1990s British boyband

Ultimate Kaos (stylised as Ultimate KAOS) were a British boyband from the 1990s, who were formed by Simon Cowell. Its original members comprised Jomo Baxter, Jayde Spence, Ryan Elliott, Nick Grant and the then 9 years old Haydon Eshun.

==Career==
In 1992, the band were originally known as Chaos, but their only single issued under this name was a cover version of the Michael Jackson song "Farewell My Summer Love". Before they released the single, they were Sinitta's backing dancers, as Sinitta at the time, was dating Cowell. Haydon Eshun had previously appeared on Michael Barrymore's TV programme showcasing British talent.

Ultimate Kaos found success early on with hits such as "Some Girls", following their support to Take That on their 1994 UK tour. The Ultimate Kaos fanbase spread into Europe and brought them hits in Germany, Austria, Sweden, France and Belgium. On 20 October 1994, during the height of their success, they were featured on BBC Television's Top of the Pops, when their average age, as a band, was fourteen.

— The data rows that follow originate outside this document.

# ZhenlongYuan/DVP-MVS

Hardware: AMD Instinct MI355X
Metric: Mpixels/sec/PatchMatch-iteration (higher is better)
Workload: dtype f32

## Files before the change

### __graft_entry__.py

```python
import importlib
import os
import subprocess
import sys

ROOT = os.path.dirname(os.path.abspath(__file__))
if ROOT not in sys.path:
    sys.path.insert(0, ROOT)


def build() -> None:
    subprocess.check_call(["make", "-s", "-C", os.path.join(ROOT, "dvp-mvs_amd", "csrc")])
    host = os.path.join(ROOT, "dvp-mvs_amd", "host")
    if os.path.exists(os.path.join(host, "Makefile")):
        subprocess.check_call(["make", "-s", "-C", host])
    subprocess.check_call(["make", "-s", "-C", os.path.join(ROOT, "oracle")])
    subprocess.check_call(["make", "-s", "-C", os.path.join(ROOT, "tests", "emul")])
    subprocess.check_call(["make", "-s", "-C", os.path.join(ROOT, "tests", "host")])
    subprocess.check_call(["make", "-s", "-C", os.path.join(ROOT, "tests", "half16")])
    subprocess.check_call(["make", "-s", "-C", os.path.join(ROOT, "tests", "jpeg_host")])
    subprocess.check_call(["make", "-s", "-C", os.path.join(ROOT, "tests", "edges_host")])
    subprocess.check_call(["make", "-s", "-C", os.path.join(ROOT, "tests", "viewclean_host")])
    subprocess.check_call(["make", "-s", "-C", os.path.join(ROOT, "tests", "labels_host")])
    subprocess.check_call(["make", "-s", "-C", os.path.join(ROOT, "tests", "pyramid_host")])
    subprocess.check_call(["make", "-s", "-C", os.path.join(ROOT, "tests", "prior_host")])
    subprocess.check_call(["make", "-s", "-C", os.path.join(ROOT, "tests", "reuse_host")])
    subprocess.check_call(["make", "-s", "-C", os.path.join(ROOT, "tests", "devmem_host")])
    subprocess.check_call(["make", "-s", "-C", os.path.join(ROOT, "tests", "jpeg_dec_host")])
    subprocess.check_call(["make", "-s", "-C", os.path.join(ROOT, "tests", "convert_host")])
    subprocess.check_call(["make", "-s", "-C", os.path.join(ROOT, "tests", "undistort_host")])
    pkg = importlib.import_module("dvp-mvs_amd")
    lib = pkg.get_capi().lib()
    missing = [s for s in pkg.get_capi().EXPORTS + pkg.get_capi().EXPORTS_WITH_DIGITS if not hasattr(lib, s)]
    if missing:
        raise RuntimeError("libdvp_mvs_hip.so lacks symbols: %s" % missing)
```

The group released their first album, Ultimate Kaos, in 1995 and it included the hits "Hoochie Booty" and "Show a Little Love". The group released their second album, The Kaos Theory in 1996. This included the hits "Casanova" (a cover of LeVert's 1987 hit), "My Lover", and "Anything You Want (I've Got It)". They also appeared on the Childliners' record, "The Gift of Christmas".

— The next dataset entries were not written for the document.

# hsinnan75/Kart

Measured on AMD Instinct MI355X. Metric: mapped reads/sec (whole node), 150 bp PE, higher is better.
Workload: dtype u64

## Files before the change

### include/kart_amd.h

```cpp
#ifndef KART_AMD_H
#define KART_AMD_H

#include <stddef.h>
#include <stdint.h>

#ifdef __cplusplus
extern "C" {
#endif

#define KG_OK                0
#define KG_ERR_NO_DEVICE     1
#define KG_ERR_IO            2
#define KG_ERR_ARG           3
#define KG_ERR_CAPACITY      4
#define KG_ERR_NOMEM         5

#define KG_MODE_FAST         0
#define KG_MODE_SENSITIVE    1
#define KG_INPUT_ASCII    0x100

#define KG_OCC_THR_DEFAULT   50

#define KG_SA_SAMPLED        0
#define KG_SA_FULL           1
// ... 44 lines not shown
	uint64_t double_step_bytes;
} kg_traffic_t;

const char *kg_last_error(void);
int  kg_device_count(void);

int  kg_index_load(const char *prefix, int device, int sa_mode, kg_index **out);
void kg_index_destroy(kg_index *ix);
int  kg_index_info(const kg_index *ix, kg_index_info_t *info);
int  kg_index_contig(const kg_index *ix, int i, kg_contig_t *out);

int  kg_rank_sa_batch(kg_index *ix, const uint64_t *k, int64_t n, uint64_t *occ4, uint64_t *sa_walk, uint64_t *sa_full);
int  kg_index_selfcheck(kg_index *ix, int64_t samples, uint64_t seed, uint64_t *disagreements);

void *kg_host_alloc(size_t bytes);
void  kg_host_free(void *p);

int  kg_workspace_create(kg_index *ix, int64_t max_reads, int64_t max_bases, kg_workspace **out);
void kg_workspace_destroy(kg_workspace *ws);
int  kg_workspace_counters(kg_workspace *ws, kg_counters_t *out);
int  kg_workspace_traffic(kg_workspace *ws, kg_traffic_t *out);
int  kg_workspace_set_single_steps(kg_workspace *ws, int enabled);
int  kg_workspace_set_profiling(kg_workspace *ws, int enabled);
int  kg_workspace_kernel_ms(kg_workspace *ws, float ms[4]);

int  kg_seed_batch(kg_workspace *ws, int mode, int min_seed_len, int occ_thr,
                   const uint8_t *enc_bases, const int64_t *read_offsets, int64_t n_reads,
                   int64_t *seed_offsets, const kg_seed **seeds);

int  kg_seed_batch_device(kg_workspace *ws, int mode, int min_seed_len, int occ_thr,
                          const uint8_t *d_enc_bases, const int64_t *d_read_offsets, int64_t n_reads,
                          int64_t n_bases, int64_t *d_seed_offsets, kg_seed *d_seeds,
                          int64_t seed_capacity, void *stream);
int64_t kg_workspace_overflow(kg_workspace *ws);
int64_t kg_workspace_segment_fallbacks(kg_workspace *ws);

typedef struct {
	int64_t posDiff;
	int32_t score;
	int32_t count;
	int64_t first;
} kg_candidate;
int  kg_candidates_batch(kg_workspace *ws, int pacbio, int max_gaps, int64_t n_reads, int64_t n_seeds, int32_t *n_cands,
                         const kg_candidate **cands, int64_t *n_cands_total, const kg_seed **cand_seeds, int64_t *n_cand_seeds_total);

#define KG_ALN_NONE      0
#define KG_ALN_UNMAPPED  1
#define KG_ALN_MAPPED    2
#define KG_ALN_HOST      3
#define KG_ALN_CIGAR_MAX 48
typedef struct {
	int64_t pos;
	int64_t mate_pos;
	int32_t kind;
	int32_t flag, chr, mapq, tlen;
	int32_t score, sub_score;
	int32_t est_lo, est_hi;
	uint8_t has_mate;
	uint8_t flip;
	uint8_t cigar_len;
	uint8_t rescue;
	char    cigar[KG_ALN_CIGAR_MAX];
	int32_t next;
	uint8_t primary;
	uint8_t pad[3];
} kg_aln_record;

typedef struct {
	int64_t paired, distance;
	int64_t lo, hi;
	int32_t unmapped, unique;
	int32_t host_pairs;
	int32_t rescue_wanted;
} kg_chunk_stats;

int  kg_align_batch(kg_workspace *ws, const int64_t *chunk_off, const uint8_t *chunk_paired, int n_chunks,
                    int est_distance, int max_insert, int max_gaps, int multi_hit, int unset_flag,
                    const kg_aln_record **records, kg_chunk_stats *chunk_stats);

#define KG_STATS_RECORDS      0
#define KG_STATS_FLAG0        1
#define KG_STATS_FLAG_BITS    12
#define KG_STATS_PROPER       13
#define KG_STATS_BOTH_MAPPED  14
#define KG_STATS_SINGLETON    15
#define KG_STATS_CIGAR0       16
#define KG_STATS_CIGAR_CLASSES 5
#define KG_STATS_MAPQ0        26
#define KG_STATS_MAPQ_BINS    64
#define KG_STATS_ISIZE0       90
#define KG_STATS_ISIZE_MAX    2048
#define KG_STATS_WORDS        (KG_STATS_ISIZE0 + KG_STATS_ISIZE_MAX + 1)
int  kg_tally_records(const kg_aln_record *records, int64_t n_records, int64_t n_reads, const int64_t *chunk_off, int n_chunks, uint32_t *rows);

#define KG_ALN_CIGAR_POOLED 255
int  kg_longread_batch(kg_workspace *ws, const kg_aln_record **records, const char **cigar_pool, int64_t *cigar_bytes, int64_t *n_host_reads);
int  kg_longread_reasons(kg_workspace *ws, uint64_t out[16]);

int  kg_align_reasons(kg_workspace *ws, uint64_t out[16]);

#define KG_OP_DIAG 0
#define KG_OP_GAP1 1
#define KG_OP_GAP2 2
int  kg_nw_batch(kg_index *ix, const char *frag1, const int64_t *off1, const char *frag2,
                 const int64_t *off2, int64_t n, uint8_t *ops, int32_t *aln_len);
int  kg_nw_batch_device(kg_index *ix, const char *d_frag1, const int64_t *d_off1, const char *d_frag2,
                        const int64_t *d_off2, int64_t n, int64_t max_len, uint8_t *d_ops,
                        int32_t *d_aln_len, void *stream);

int  kg_fragments_batch(kg_index *ix, const char *frag1, const int64_t *off1, const int64_t *gpos, const int32_t *glen, int64_t n,
                        int pacbio, int max_gaps, uint8_t *ops, const int64_t *ops_off, int32_t *aln_len, uint8_t *status);

int  kg_bgzf_deflate(int device, const uint8_t *src, int64_t src_bytes, const int64_t *cuts, int64_t n_cuts,
                     uint8_t *dst, int64_t dst_capacity, int64_t *block_src, int64_t *block_off, int64_t max_blocks, int64_t *n_blocks);
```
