# snipsco/sda

Measured on AMD Instinct MI355X. Metric: share-gen + clerk-sum elements/sec (mod q), higher is better.
Workload: dtype u64

## Files before the change

### sda_amd/csrc/clerk_sum.hpp

```cpp
#pragma once
#include <stddef.h>
#include <stdint.h>
#include <hip/hip_runtime.h>

#include "modarith.hpp"

namespace sda {

typedef long long ll2 __attribute__((ext_vector_type(2)));

template <bool VEC, int UNROLL>
__device__ __forceinline__ void combine_pair(uint64_t* __restrict__ acc_lo, int64_t* __restrict__ acc_hi,
                                             const int64_t* __restrict__ shares, size_t job_stride, size_t n_rows,
                                             size_t row_stride, size_t dimension, size_t rows_per_split, bool atomic,
                                             size_t pair, size_t by, size_t bz) {
    const size_t c0 = 2 * pair;
    if (c0 >= dimension) return;
    const bool two = c0 + 1 < dimension;
    const size_t job = by;
    const size_t r_begin = bz * rows_per_split;
    size_t r_end = r_begin + rows_per_split;
    if (r_end > n_rows) r_end = n_rows;
    const int64_t* base = shares + job * job_stride + c0;

    uint64_t lo0 = 0, lo1 = 0;
    int64_t hi0 = 0, hi1 = 0;
    size_t r = r_begin;
    if (VEC && two) {
        for (; r + UNROLL <= r_end; r += UNROLL) {
            ll2 v[UNROLL];
#pragma unroll
            for (int u = 0; u < UNROLL; ++u)
                v[u] = __builtin_nontemporal_load(reinterpret_cast<const ll2*>(base + (r + u) * row_stride));
#pragma unroll
            for (int u = 0; u < UNROLL; ++u) { acc_add(lo0, hi0, v[u].x); acc_add(lo1, hi1, v[u].y); }
        }
        for (; r < r_end; ++r) {
            ll2 v = __builtin_nontemporal_load(reinterpret_cast<const ll2*>(base + r * row_stride));
            acc_add(lo0, hi0, v.x); acc_add(lo1, hi1, v.y);
        }
    } else {
        for (; r < r_end; ++r) {
            acc_add(lo0, hi0, base[r * row_stride]);
            if (two) acc_add(lo1, hi1, base[r * row_stride + 1]);
        }
    }

    const size_t idx = job * dimension + c0;
    if (atomic) {
        acc_atomic_add(acc_lo + idx, acc_hi + idx, lo0, hi0);
        if (two) acc_atomic_add(acc_lo + idx + 1, acc_hi + idx + 1, lo1, hi1);
    } else {
        uint64_t l = acc_lo[idx]; int64_t h = acc_hi[idx];
        uint64_t nl = l + lo0; h += hi0 + (nl < l ? 1 : 0);
        acc_lo[idx] = nl; acc_hi[idx] = h;
        if (two) {
            l = acc_lo[idx + 1]; h = acc_hi[idx + 1];
            nl = l + lo1; h += hi1 + (nl < l ? 1 : 0);
            acc_lo[idx + 1] = nl; acc_hi[idx + 1] = h;
        }
    }
}

}
```

### sda_amd/csrc/modarith.hpp

```cpp
#pragma once
#include <stdint.h>

#if defined(__HIPCC__)
#include <hip/hip_runtime.h>
#define SDA_HD __host__ __device__ __forceinline__
#define SDA_D __device__ __forceinline__
#else
#define SDA_HD inline
#define SDA_D inline
#endif

namespace sda {

typedef unsigned __int128 u128;

struct U128 {
    uint64_t lo, hi;
};

SDA_HD U128 mul64x64(uint64_t a, uint64_t b) {
#if defined(__HIP_DEVICE_COMPILE__)
    U128 r;
    r.lo = a * b;
    r.hi = __umul64hi(a, b);
    return r;
#else
    u128 p = (u128)a * b;
    return U128{(uint64_t)p, (uint64_t)(p >> 64)};
#endif
}

SDA_HD uint64_t mulhi64(uint64_t a, uint64_t b) {
#if defined(__HIP_DEVICE_COMPILE__)
    return __umul64hi(a, b);
#else
    return (uint64_t)(((u128)a * b) >> 64);
#endif
}

SDA_HD void mac128(U128& acc, uint64_t a, uint64_t b) {
    U128 p = mul64x64(a, b);
    uint64_t lo = acc.lo + p.lo;
    acc.hi += p.hi + (lo < acc.lo ? 1u : 0u);
    acc.lo = lo;
}

struct MontCtx {
    uint64_t p;
    uint64_t pinv;
    uint64_t r2;
};

SDA_HD uint64_t mont_redc(U128 T, uint64_t p, uint64_t pinv) {
    uint64_t m = T.lo * pinv;
    uint64_t t = T.hi + mulhi64(m, p) + (T.lo != 0 ? 1u : 0u);
    return t >= p ? t - p : t;
}

SDA_HD void mont_acc_condsub(U128& acc, uint64_t p) {
    if (acc.hi >= p) acc.hi -= p;
}

SDA_HD uint64_t barrett_mod64(uint64_t v, uint64_t m, uint64_t mu) {
    uint64_t qhat = mulhi64(v, mu);
    uint64_t r = v - qhat * m;
    if (r >= m) r -= m;
    if (r >= m) r -= m;
    return r;
}

SDA_HD uint64_t canon_i64(int64_t x, uint64_t m, uint64_t mu) {
    if ((uint64_t)x < m) return (uint64_t)x;
    if (x >= 0) return barrett_mod64((uint64_t)x, m, mu);
    uint64_t mag = (uint64_t)0 - (uint64_t)x;
    uint64_t r = barrett_mod64(mag, m, mu);
    return r == 0 ? 0 : m - r;
}

SDA_HD uint64_t addmod(uint64_t a, uint64_t b, uint64_t m) {
    uint64_t s = a + b;
    return s >= m ? s - m : s;
}

SDA_HD uint64_t submod(uint64_t a, uint64_t b, uint64_t m) {
    return a >= b ? a - b : a + m - b;
}

SDA_HD uint64_t mod_i128(uint64_t lo, int64_t hi, uint64_t m, uint64_t mu) {
    bool neg = hi < 0;
    uint64_t mh = (uint64_t)hi, ml = lo;
    if (neg) {
        ml = ~ml + 1;
        mh = ~mh + (ml == 0 ? 1u : 0u);
    }
    uint64_t r = barrett_mod64(mh, m, mu);
    for (int i = 63; i >= 0; --i) {
        r = (r << 1) | ((ml >> i) & 1u);
        if (r >= m) r -= m;
    }
    return (neg && r != 0) ? m - r : r;
}
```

After they split up in 1999, Eshun appeared on the television programme, Reborn in the USA, and also attempted to enter the Eurovision Song Contest.

Eshun released a solo album titled Justice in 2009 and also appeared in the West End stage musical Thriller – Live in London.

==Discography==
===Albums===

| Title | Album details | Peak chart positions |  |  |
| UK | UK R&B | NED |
| Ultimate Kaos | Released: April 1995; Label: Wildcard (#527 444–2); Formats: CD, CS; | 51 | 14 | — |
| The Kaos Theory | Released: June 1998; Label: Mercury (#538 177–2); Formats: CD, CS; | — | — | 49 |
"—" denotes items that did not chart or were not released in that territory.

===Singles===

Year: Title; Peak chart positions; Certifications; Album
UK: UK R&B; AUS; AUT; BEL; FRA; IRE; NED; SCO; SWE
1992: "Farewell My Summer Love" (as Chaos); 55; —; —; —; —; —; —; —; —; —; Non-album single
1994: "Some Girls"; 9; 3; —; —; —; —; 22; —; 17; —; Ultimate Kaos
1995: "Hoochie Booty"; 17; 6; —; —; —; —; 13; —; 29; —
"Show a Little Love": 23; 4; —; —; —; —; 23; —; 31; —
"Right Here": 18; 6; —; —; —; —; —; —; 29; —
1997: "Casanova"; 24; 6; —; —; —; 4; —; —; 37; —; The Kaos Theory
1998: "Casanova" (re-release); 29; 6; 18; 20; 6; —; —; 2; 40; 19; ARIA: Gold;
"My Lover": —; —; —; —; 28; 40; —; 10; —; —
"Smile Some More": —; —; —; —; —; —; —; —; —; —
1999: "Anything You Want (I've Got It)"; 52; —; 20; —; —; —; —; 57; 63; —
"—" denotes items that did not chart or were not released in that territory.